霧雨が優しい笑みで見送ってくれる。そういう顔を見るのは、初めてかもしれない。俺と氷野は霧雨に見送られながら、病院を後にしようとしたところでふと気付く。病室の引き戸に手をかけたままで、振り向いた。そして首をかしげる氷野に聞いてみた。

「俺、このまま抜けて大丈夫なんですか?」

「大丈夫だよ。きっと」

「心臓移植ってかなり重大ですよね」

「一週間経ったんだし、ね?それよりカナエちゃんの方でしょ」

俺はどうでもいいのかよ。しかし、こんなところで立ち止まっているわけにもいかなかった。面倒な手続きは後回しにして怒られてやる。精密検査とかあるかもしれないが、それも後回しだ。今一番大切なことは俺はよく分かっているつもりだ。

 病院を出ると、久しぶりの直射日光を頭から浴びた。それでも本格的な秋の到来を感じさせる肌寒さがある。俺は目的地まで一直線に歩いた。ここからだと何かの交通機関を使うよりさっさと歩いていってしまったほうが早い。真向かいにスリーディスクリーンを備えたビルを見つける。確か、ビルを出たときにこの巨大な映像が目に入ったのだから、このビルで間違いない。簡単な確認を済ませると、ビルのエレベータで一気に屋上を目指した。

「どこに向かっているの?」

「情研部の入り口です」

 屋上につくと、そこはあの日と同じで風が吹いていなかった。空に近ければ近いほど、風が強いイメージがあるが、その限りではないのかもしれない。そして、目的の人物はすぐに見つかった。屋上の手すりに赤いコートのそいつが寄りかかっている。

「やっぱりここにいたか」

そう呟くと、アブルリイはこっちを振り返った。口元を吊り上げる、そういうアブルリイの好きな笑みを浮かべている。

「結局来やがったか」

それだけの言葉を交わして、俺たちはしばらく無言だった。互いの考えは頭に流れ込んでこない。
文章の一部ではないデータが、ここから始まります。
def gemm_p(a, b, a_kouter=False, b_kouter=False, bias=None, out=None, trans_out=False, epi_extra=0, grid=0,
           group_m=0, splits=1, gelu_aux=None, colsum=False):
    assert a.dtype in (torch.bfloat16, torch.float16) and b.dtype == a.dtype and a.dim() == 2 and b.dim() == 2
    assert a.stride(1) == 1 and b.stride(1) == 1
    M, Ka = (a.shape[1], a.shape[0]) if a_kouter else (a.shape[0], a.shape[1])
    N, Kb = (b.shape[1], b.shape[0]) if b_kouter else (b.shape[0], b.shape[1])
    assert Ka == Kb, (a.shape, b.shape, a_kouter, b_kouter)
    assert (a_kouter, b_kouter, trans_out) in ((False, False, False), (True, True, False), (True, False, True))
    OM, ON = (N, M) if trans_out else (M, N)
    c = out if out is not None else torch.empty(OM, ON, dtype=a.dtype, device=a.device)
    assert c.shape == (OM, ON) and c.stride(1) == 1
    epi = epi_extra | _epi_default(a_kouter, b_kouter, trans_out, Ka)
    if bias is not None:
        bias = bias.float().contiguous()
        assert bias.numel() == ON
        epi |= EPI_BIAS
    ws = None
    if splits > 1:
        ws = torch.empty(splits * OM * ON, dtype=torch.float32, device=a.device)
    if gelu_aux is not None:
        assert (a_kouter, b_kouter, trans_out, splits) == (False, False, False, 1)
        assert gelu_aux.shape == c.shape and gelu_aux.stride() == c.stride() and gelu_aux.dtype == c.dtype
        epi |= EPI_GELU
    part = None
    if colsum:
        assert (a_kouter, b_kouter, trans_out) == (True, True, False) and gelu_aux is None
        part = torch.empty(2 * splits * -(-M // 256) + 8, N, dtype=torch.float32, device=a.device)
        epi |= G4P_COLSUM | EPI_EARLY
        gelu_aux = part
    if group_m <= 0:
        group_m = _group_m(a_kouter, b_kouter, Ka, N)
    rc = _L().pha_gemm4p(_DT[a.dtype], _ptr(a), _ptr(b), _ptr(c), M, N, Ka, a.stride(0), b.stride(0), c.stride(0),
                         int(a_kouter), int(b_kouter), int(trans_out), epi, _ptr(bias), grid or _num_cus(a.device),
                         group_m, _ptr(ws), splits, _stream(a), _ptr(gelu_aux))
    if rc != 0:
        raise RuntimeError(f"pha_gemm4p failed ({rc}) M={M} N={N} K={Ka} a_kouter={a_kouter} b_kouter={b_kouter}")
    return (c, part) if colsum else c

# ... 210 lines not shown
    N = bt.shape[0]
    if _own_ok("nt", a, bt, shape=(N, K)) and bt.dtype == a.dtype:
        a, bt = _c(a), _c(bt)
        if supported(M, N, K, a, bt):
            return gemm_p(a, bt, False, False, bias=bias)
        if _own_fits(a) and _own_fits(bt):
            bp = bias if N % 8 == 0 else torch.nn.functional.pad(bias.float(), (0, -(-N // 8) * 8 - N))
            return gemm_p(_pad2(a, 8, 64), _pad2(bt, 8, 64), False, False, bias=bp)[:M, :N]
    return _lib_call("nt", "nt+bias", (M, N, K), lambda: torch.addmm(bias, a, bt.t()))


def nn(a, b, **epi):
    return gemm(b, a, True, False, trans_out=True, **epi)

それでも他人だという気分はしない。

「行くか」

どちらからともなくそう言った。アブルリイは、その場で膝を曲げて腕を振り勢いをつけると、たち幅跳びの要領で数メートルを飛び越し俺の隣に着地する。アブルリイをまねてにやりと笑ってみせた。アブルリイも同じ笑みを浮かべる。そのまま拳を突き合わせると、頭の中に考えが流れ込んでくる。

「結局一人の人間か」

―コインの表と裏では無い。ただ一人の人間が二重に重なっているだけだ。まぁ、その分知恵の回りとかは早いだろうよ。

 アブルリイは俺を右に抱えて、氷野の驚きを無視し左に抱える。そして、一気に助走をつけ、飛んだ。光の中を飛んでいく。しばらく風を切り裂くと、一瞬、ずんと重い衝撃があって、それが敵地についたことを伝える。アブルリイに降ろされ、地に足がついたところで、もう一度呟いてみた。